### Exercise materials
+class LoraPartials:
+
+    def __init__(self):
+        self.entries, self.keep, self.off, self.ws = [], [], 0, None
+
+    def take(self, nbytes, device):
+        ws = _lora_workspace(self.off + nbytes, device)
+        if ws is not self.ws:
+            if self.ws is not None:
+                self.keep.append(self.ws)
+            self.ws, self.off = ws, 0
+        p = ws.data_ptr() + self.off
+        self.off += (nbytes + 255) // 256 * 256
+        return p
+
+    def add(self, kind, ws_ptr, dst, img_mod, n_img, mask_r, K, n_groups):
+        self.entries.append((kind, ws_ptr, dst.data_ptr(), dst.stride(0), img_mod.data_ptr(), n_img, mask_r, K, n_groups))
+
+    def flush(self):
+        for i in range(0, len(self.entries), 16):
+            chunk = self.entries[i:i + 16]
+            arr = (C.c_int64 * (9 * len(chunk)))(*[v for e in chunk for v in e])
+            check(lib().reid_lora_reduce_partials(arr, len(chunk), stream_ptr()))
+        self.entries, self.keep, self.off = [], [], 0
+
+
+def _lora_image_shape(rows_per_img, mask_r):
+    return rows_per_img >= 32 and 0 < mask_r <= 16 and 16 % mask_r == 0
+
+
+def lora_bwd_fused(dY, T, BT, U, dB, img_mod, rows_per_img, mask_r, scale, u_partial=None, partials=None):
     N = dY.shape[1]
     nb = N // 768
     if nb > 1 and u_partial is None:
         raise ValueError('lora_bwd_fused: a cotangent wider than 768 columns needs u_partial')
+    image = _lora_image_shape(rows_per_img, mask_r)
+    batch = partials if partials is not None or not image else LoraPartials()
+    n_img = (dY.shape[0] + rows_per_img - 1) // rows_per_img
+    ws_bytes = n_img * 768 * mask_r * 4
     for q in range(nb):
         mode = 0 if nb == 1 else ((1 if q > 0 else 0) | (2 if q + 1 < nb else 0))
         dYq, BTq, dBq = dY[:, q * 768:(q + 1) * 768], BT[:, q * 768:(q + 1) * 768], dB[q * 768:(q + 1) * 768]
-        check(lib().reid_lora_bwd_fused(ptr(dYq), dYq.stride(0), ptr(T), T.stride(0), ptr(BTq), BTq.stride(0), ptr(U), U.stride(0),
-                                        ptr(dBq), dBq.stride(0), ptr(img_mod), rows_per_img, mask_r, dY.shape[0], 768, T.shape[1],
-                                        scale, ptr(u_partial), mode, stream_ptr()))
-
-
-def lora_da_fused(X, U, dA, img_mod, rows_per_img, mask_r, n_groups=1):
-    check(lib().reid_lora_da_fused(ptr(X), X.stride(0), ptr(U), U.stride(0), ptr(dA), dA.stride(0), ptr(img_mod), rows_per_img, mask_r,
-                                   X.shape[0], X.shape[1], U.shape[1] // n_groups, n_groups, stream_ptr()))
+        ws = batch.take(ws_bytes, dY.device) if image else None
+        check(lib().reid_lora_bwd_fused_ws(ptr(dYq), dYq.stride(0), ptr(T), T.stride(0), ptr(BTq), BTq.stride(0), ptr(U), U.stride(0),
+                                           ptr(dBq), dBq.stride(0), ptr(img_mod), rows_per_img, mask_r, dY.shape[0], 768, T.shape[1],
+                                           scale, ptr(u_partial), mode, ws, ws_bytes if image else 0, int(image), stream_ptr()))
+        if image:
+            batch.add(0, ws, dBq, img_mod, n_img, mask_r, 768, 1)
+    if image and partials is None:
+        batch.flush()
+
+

### What is needed
The expected answer holds each line from the listing above where the string "take" is present.

### Answer box
+    def take(self, nbytes, device):
+        ws = batch.take(ws_bytes, dY.device) if image else None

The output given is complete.